Dielectronic recombination of the open $4d$-shell of Tungsten: W$^{37+}$ -- W$^{28+}$

Tungsten is an important element for magnetically confined fusion plasmas but has the potential to cool, or even quench the plasma due to it being an efficient radiator. Total and level-resolved dielectronic recombination (DR) rate coefficients, for all ionization stages, are essential to model tungsten. We describe a set calculations performed using the distorted wave code {\sc autostructure} for the tungsten ions W$^{37+}$ to W$^{28+}$. We demonstrate the importance of relativistic configuration mixing in such calculations. In particular, we show that the partial DR rate coefficients calculated in level and configuration resolution can differ by as little as 5\%, and up to as much as 75\%. Using the new data, we calculate a revised steady-state ionization fraction for tungsten.
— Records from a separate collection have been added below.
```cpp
template <int NPW>
__device__ __forceinline__ void skinny_mfma_all(const float* __restrict__ X, const float* __restrict__ Wt,
                                                int sg0, f32x4& acc0, f32x4& acc1, int lane) {
  const f32x4* Xv = reinterpret_cast<const f32x4*>(X);
  const f32x4* Wv = reinterpret_cast<const f32x4*>(Wt);
  f32x4 a0[NPW], a1[NPW], b[NPW];
#pragma unroll
  for (int j = 0; j < NPW; ++j) {
    b[j] = Wv[(sg0 + j) * 64 + lane];
    a0[j] = Xv[((sg0 + j) * 2 + 0) * 64 + lane];
    a1[j] = Xv[((sg0 + j) * 2 + 1) * 64 + lane];
  }
  __builtin_amdgcn_sched_barrier(0);
#pragma unroll
  for (int j = 0; j < NPW; ++j)
#pragma unroll
    for (int e = 0; e < 4; ++e) {
      acc0 = __builtin_amdgcn_mfma_f32_16x16x4f32(a0[j][e], b[j][e], acc0, 0, 0, 0);
      acc1 = __builtin_amdgcn_mfma_f32_16x16x4f32(a1[j][e], b[j][e], acc1, 0, 0, 0);
    }
}

// ... 131 lines not shown
```

tacotron-2_amd/csrc/decode_persist.hip:

```cpp
#include "decode_persist.h"

namespace tt2 {

typedef unsigned u32x2 __attribute__((ext_vector_type(2)));

typedef __attribute__((address_space(1))) float pd_gf32;
typedef __attribute__((address_space(1))) unsigned pd_gu32;
typedef __attribute__((address_space(1))) int pd_gi32;
typedef __attribute__((address_space(1))) unsigned long long pd_gu64;
#define PD_RLX __ATOMIC_RELAXED, __HIP_MEMORY_SCOPE_AGENT

#ifndef PD_TAG_H1
#define PD_TAG_H1 0
#endif
constexpr long long PD_TIMEOUT = 200000000LL;
constexpr int PD_LDS_FLOATS = 16384 * 2 + 4096 + 512 * 5 + 288 + 256 * 2 + 32 + 16 + 16 + 16 + 512;

__device__ __forceinline__ float pd_ld(const float* p) {
  return __hip_atomic_load((pd_gf32*)const_cast<float*>(p), PD_RLX);
}
__device__ __forceinline__ void pd_st(float* p, float v) { __hip_atomic_store((pd_gf32*)p, v, PD_RLX); }
__device__ __forceinline__ u32x4 pd_ld4(const float* base, int i4) {
  const auto r = __builtin_amdgcn_make_buffer_rsrc(const_cast<float*>(base), (short)0, 0x7fffffff, 0x00020000);
  return __builtin_amdgcn_raw_buffer_load_b128(r, i4 * 16, 0, 16);
}
__device__ __forceinline__ f32x4 pd_ld4f(const float* base, int i4) { return __builtin_bit_cast(f32x4, pd_ld4(base, i4)); }
__device__ __forceinline__ u32x2 pd_ld2(const float* base, int i2) {
  const auto r = __builtin_amdgcn_make_buffer_rsrc(const_cast<float*>(base), (short)0, 0x7fffffff, 0x00020000);
  return __builtin_amdgcn_raw_buffer_load_b64(r, i2 * 8, 0, 16);
}

template <class F>
__device__ __forceinline__ bool pd_spin(const PdArgs& a, int ph, int lane, F cond) {
  long long t0 = 0;
  for (unsigned spin = 0;; ++spin) {
    if (__all(cond())) return true;
    if ((spin & 63) == 0) {
      const long long now = __builtin_amdgcn_s_memrealtime();
      if (spin == 0) {
        t0 = now;
      } else if (__hip_atomic_load((pd_gi32*)(a.ctl + 2), PD_RLX) != 0 || now - t0 > PD_TIMEOUT) {
        if (lane == 0) __hip_atomic_store((pd_gi32*)(a.ctl + 2), 1 + ph, PD_RLX);
        return false;
      }
    }
    for (int z = 0; z < a.poll_sleep; ++z) __builtin_amdgcn_s_sleep(1);
  }
}

__device__ __forceinline__ unsigned pd_flag(const unsigned* f) {
  return __hip_atomic_load((pd_gu32*)const_cast<unsigned*>(f), PD_RLX);
}

__device__ __forceinline__ bool pd_poll(const PdArgs& a, int ph, int base, int stride, int n, unsigned need, int shift,
                                        int lane) {
  const unsigned* f = a.flags + ph * PD_NB + base;
  return pd_spin(a, ph, lane, [&] { return lane >= n || (pd_flag(f + lane * stride) >> shift) >= need; });
}

__device__ __forceinline__ bool pd_poll_all(const PdArgs& a, int ph, int nprod, unsigned need, int shift, int lane,
                                            bool sweep_first) {
  const int g = blockIdx.x, x = g >> 3, s = g & 7;
  const unsigned* f = a.flags + ph * PD_NB + 32 * s;
  unsigned* f2 = a.flags2 + ph * PD_NB + 8 * x;
  if (sweep_first) {
    const unsigned* fa = a.flags + ph * PD_NB;
    bool ok = true;
#pragma unroll
    for (int i = 0; i < 4; ++i) {
      const int pidx = lane + 64 * i;
      ok = ok && (pidx >= nprod || (pd_flag(fa + pidx) >> shift) >= need);
    }
    if (__all(ok)) {
      if (lane == 0) __hip_atomic_store((pd_gu32*)(f2 + s), need, PD_RLX);
      return true;
    }
  }
  if (!pd_spin(a, ph, lane, [&] { return lane >= 32 || 32 * s + lane >= nprod || (pd_flag(f + lane) >> shift) >= need; }))
    return false;
  if (lane == 0) __hip_atomic_store((pd_gu32*)(f2 + s), need, PD_RLX);
  return pd_spin(a, ph, lane, [&] { return lane >= 8 || pd_flag(f2 + lane) >= need; });
}

__device__ __forceinline__ bool pd_poll_rep(const PdArgs& a, int ph, int r, int base, unsigned need, int lane,
                                            int n = 32) {
  const unsigned* f = a.rflags + (r * PD_NREP + (blockIdx.x & (PD_NREP - 1))) * PD_NB + base;
  return pd_spin(a, ph, lane, [&] { return lane >= n || pd_flag(f + lane) >= need; });
}

template <class F>
__device__ __forceinline__ bool pd_block_wait(int* slot, F poll) {
  if (threadIdx.x < 64) {
    const bool ok = poll();
    if (threadIdx.x == 0) *slot = ok;
  }
  __syncthreads();
  return *slot != 0;
}

__device__ __forceinline__ void pd_putw(unsigned long long* g, unsigned tag, unsigned w) {
  __hip_atomic_store((pd_gu64*)g, ((unsigned long long)tag << 32) | w, PD_RLX);
}
// ... 118 lines not shown

__device__ __forceinline__ void pd_hint(const PdArgs& a, int ph, unsigned val, int tid) {
  __syncthreads();
  if (tid == 0) __hip_atomic_store((pd_gu32*)(a.flags + ph * PD_NB + blockIdx.x), val, PD_RLX);
}
__device__ __forceinline__ void pd_hint_rep(const PdArgs& a, int r, unsigned val, int tid) {
  __syncthreads();
  if (tid < PD_NREP) __hip_atomic_store((pd_gu32*)(a.rflags + (r * PD_NREP + tid) * PD_NB + blockIdx.x), val, PD_RLX);
}

__device__ __forceinline__ void pd_publish_rep(const PdArgs& a, int r, unsigned val, int tid) {
  asm volatile("s_waitcnt vmcnt(0)" ::: "memory");
  __syncthreads();
  if (tid < PD_NREP) __hip_atomic_store((pd_gu32*)(a.rflags + (r * PD_NREP + tid) * PD_NB + blockIdx.x), val, PD_RLX);
}

__device__ __forceinline__ void put_partials(const f32x4& acc0, const f32x4& acc1, float* red, int w, int lane) {
#pragma unroll
  for (int r = 0; r < 4; ++r) {
    const int n = lane & 15, m = (lane >> 4) * 4 + r;
    red[w * 512 + m * 16 + n] = acc0[r];
    red[w * 512 + (m + 16) * 16 + n] = acc1[r];
  }
}
template <int NW>
__device__ __forceinline__ float sum_partials(const float* red, int idx) {
  float v = red[idx];
#pragma unroll
  for (int ww = 1; ww < NW; ++ww) v += red[ww * 512 + idx];
  return v;
}

__device__ __forceinline__ void tail_bar(int* ctr, unsigned& gen, int lane) {
  gen += 4;
  asm volatile("s_waitcnt lgkmcnt(0)" ::: "memory");
  if (lane == 0) __hip_atomic_fetch_add(ctr, 1, __ATOMIC_RELEASE, __HIP_MEMORY_SCOPE_WORKGROUP);
  while ((unsigned)__hip_atomic_load(ctr, __ATOMIC_ACQUIRE, __HIP_MEMORY_SCOPE_WORKGROUP) < gen)
    __builtin_amdgcn_s_sleep(0);
}

#define PD_STAMP(i)                                                                   \
  do {                                                                                \
    if (stp && tid == 0) stp[g * 32 + (i)] = __builtin_amdgcn_s_memrealtime();        \
  } while (0)

template <bool EMT, int TM, bool FL>
__global__ __launch_bounds__(PD_NT) void k_decode_persist(PdArgs a) {
  static_assert(TM == PD_TMAX || (TM == PD_TMAX_LONG && !EMT), "k_decode_persist geometry");
  static_assert(!FL || (!EMT && TM == PD_TMAX), "floor instance: the Tacotron decoder only");
  const auto mm = [](const u32x4& x0, const u32x4& x1, const kg_pk& bw, f32x4& c0, f32x4& c1) {
    if constexpr (FL) asm volatile("" ::"v"(x0), "v"(x1), "v"(kg_bits(bw)));
    else kg_mfma_x3_pre(pd_unx(x0), pd_unx(x1), bw, c0, c1);
  };
  const auto mmo = [](const u32x4& x0, const u32x4& x1, const kg_pk& bw, f32x4& c0, f32x4& c1) {
    if constexpr (FL) asm volatile("" ::"v"(x0), "v"(x1), "v"(kg_bits(bw)));
    else kg_mfma_x3_pre(kg_pk_bits(x0), kg_pk_bits(x1), bw, c0, c1);
  };
  const auto mmg = [](const u32x4& g0, const u32x4& g1, const kg_pk& bw, f32x4& c0, f32x4& c1) {
    if constexpr (FL) asm volatile("" ::"v"(g0), "v"(g1), "v"(kg_bits(bw)));
    else kg_mfma_x3_pre(pd_ung(g0), pd_ung(g1), bw, c0, c1);
  };
  const auto mmf = [](const f32x4& a0, const f32x4& a1, const kg_pk& bw, f32x4& c0, f32x4& c1) {
    kg_mfma_x3_pre(kg_pack(a0), kg_pack(a1), bw, c0, c1);
  };
  constexpr int NI = TM / 128;
  constexpr int NWE = TM / 64;
  constexpr int CWN = TM == PD_TMAX ? 288 : 544;
  extern __shared__ __attribute__((aligned(16))) float sm[];
  float* const sW1h = sm;
  float* const sW2h = sm + 16384;
  float* const red = sm + 32768;
  float* const G = red + 4096;
  float* const RG1 = G + 512;
  float* const RG2 = RG1 + 512;
  float* const RGc = RG2 + 512;
  float* const PPh = RGc + 512;
  float* const cw = PPh + 512;
  float* const al = TM == PD_TMAX ? cw + 288 : red + 2048;
  float* const x1 = cw + 544;
  float* const ssa = x1 + 256;
  float* const qv = ssa + 32;
  float* const sc = qv + 16;
  int* const si = reinterpret_cast<int*>(sc + 16);
  const int g = blockIdx.x, tid_ = threadIdx.x;
  const int b = (g & 7) * 4 + ((g >> 3) & 3), j = g >> 5;
  const bool rowv = b < a.B;
  constexpr int NTL = EMT ? PD_NTILE + PD_ENT : PD_NTILE;
  const bool isproj = g < NTL * PD_KSP;
  const int pn = g % NTL, pks = g / NTL;
  const bool isq = EMT && isproj && pn >= PD_NTILE;
  const int K1S = EMT ? a.K1 : PD_P + PD_E2;
  const int T = a.T_in;
  const int sib0 = (b >> 2) + 8 * (b & 3);
  long long* const stp0 = a.stamps;

  const int tid = tid_, lane = tid & 63, w = tid >> 6;
  const int em = (tid >> 2) & 31, eu = tid & 3;
  kg_pk w1p[2], w2i[8];
  {
    const float* L1 = a.l1_w + (long)g * K1S * 16;
    const float* L2 = a.l2_w + (long)g * PD_H * 16;
#pragma unroll
    for (int i = 0; i < 2; ++i) w1p[i] = kg_ld(L1, (2 * w + i) * 64 + lane);
#pragma unroll
    for (int i = 0; i < 8; ++i) w2i[i] = kg_ld(L2, (8 * w + i) * 64 + lane);
    const f32x4* L1h = reinterpret_cast<const f32x4*>(a.l1_wh + (long)g * PD_H * 16);
    const f32x4* L2h = reinterpret_cast<const f32x4*>(a.l2_wh + (long)g * PD_H * 16);
    f32x4* d1 = reinterpret_cast<f32x4*>(sW1h);
    f32x4* d2 = reinterpret_cast<f32x4*>(sW2h);
    for (int e = tid; e < PD_H * 4; e += PD_NT) {
      d1[e] = L1h[e];
      d2[e] = L2h[e];
    }
  }
  const f32x4 zero4 = {0.f, 0.f, 0.f, 0.f};
  const kg_pk zeropk = kg_pk_bits(u32x4{0u, 0u, 0u, 0u});
  kg_pk wpc = zeropk;
  if (isproj && w < 4 && !isq) wpc = kg_ld(a.proj_w + (long)pn * (PD_H + PD_E2) * 16, (PD_H / 16 + 4 * pks + w) * 64 + lane);
  const float* const WPH = a.proj_w + (long)pn * (PD_H + PD_E2) * 16 + (8 * pks) * 64 * 4;
  kg_pk w1c[4];
  {
    const float* W1C = a.l1_w + (long)g * K1S * 16 + (PD_P / 16 + 4 * w) * 64 * 4;
#pragma unroll
    for (int i = 0; i < 4; ++i) w1c[i] = kg_ld(W1C, i * 64 + lane);
  }
  kg_pk w1e = zeropk, wdf = zeropk;
  if constexpr (EMT) {
    if (w < a.e_XW / 16)
      w1e = kg_ld(a.l1_w + (long)g * K1S * 16, ((PD_P + PD_E2) / 16 + w) * 64 + lane);
    if (a.e_dense && isq && w < a.e_KC / 128)
      wdf = kg_ld(a.e_wd + (long)(pn - PD_NTILE) * a.e_KC * 16, (pks * (a.e_KC / 128) + w) * 64 + lane);
  }
  f32x4* const swl = reinterpret_cast<f32x4*>(si + 16);
  if (tid < 128) swl[tid] = reinterpret_cast<const f32x4*>(a.loc_cw + (long)j * PD_KLP * 16)[tid];
  float* const cst = RG1;
  const int u0 = pd_unit(g, 0);
  if (tid < 128) {
#pragma unroll
    for (int q = 0; q < 4; ++q) {
      const int u = pd_unit(g, eu);
      const int col = (u >> 2) * 16 + 4 * q + (u & 3);
      cst[q * 128 + tid] = a.l1_b[col] + (EMT && a.e_spk1 ? a.e_spk1[(long)em * 4 * PD_H + col] : 0.f);
      cst[(4 + q) * 128 + tid] = a.l2_b[col];
      cst[(8 + q) * 128 + tid] = a.GS[(long)em * 4 * PD_H + col];
    }
  }
  float c1 = 0.f, c2 = 0.f;
  const int len = rowv ? a.lengths[b] : 0;
  const float va_k = a.va[16 * j + (lane & 15)];
  const float b2p = a.pre_b2[32 * j + (tid & 31)];
  for (int e = tid; e < CWN; e += PD_NT) cw[e] = 0.f;
  if (tid < TM) al[tid] = 0.f;
  if (tid < 32) ssa[tid] = 0.f;
  if (tid == 0) {
    si[0] = 0;
    si[4] = 0;
    si[8] = 0;
    sc[2] = 0.f;
  }
  f32x4 vals[8];
  {
    const f32x4* V = reinterpret_cast<const f32x4*>(a.valuesT + ((long)(rowv ? b : 0) * PD_E2 + 64 * j + (tid & 63)) * TM +
                                                    32 * (tid >> 6));
#pragma unroll
    for (int i = 0; i < 8; ++i) vals[i] = V[i];
  }
  f32x4 loc[NI];
#pragma unroll
  for (int i = 0; i < NI; ++i) loc[i] = zero4;
  f32x4 accC0 = zero4, accC1 = zero4;
  if constexpr (EMT) {
    const float* XE = a.EMTx + 32 * PD_EQ;
    mmf(pd_ld4f(XE, (w * 2) * 64 + lane), pd_ld4f(XE, (w * 2 + 1) * 64 + lane), w1e, accC0, accC1);
  }
  f32x4 q1a = zero4, q1b = zero4, q2a = zero4, q2b = zero4;
  const long BP = (long)a.B * PD_P;
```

We find that, relative to the ionization fraction calculated using the recombination rate coefficients of Putterich~\etal (Plasma Phys. Control. Fusion, 50, 085016), the peak temperatures of W$^{37+}$ to W$^{28+}$ ionization states are shifted to lower temperatures spanning 0.9-1.6keV. This temperature range is important for understanding the performance of large tokamaks, such as ITER, because the temperatures in the pedestal, edge, scrape-off-layer and divertor region fall in this range.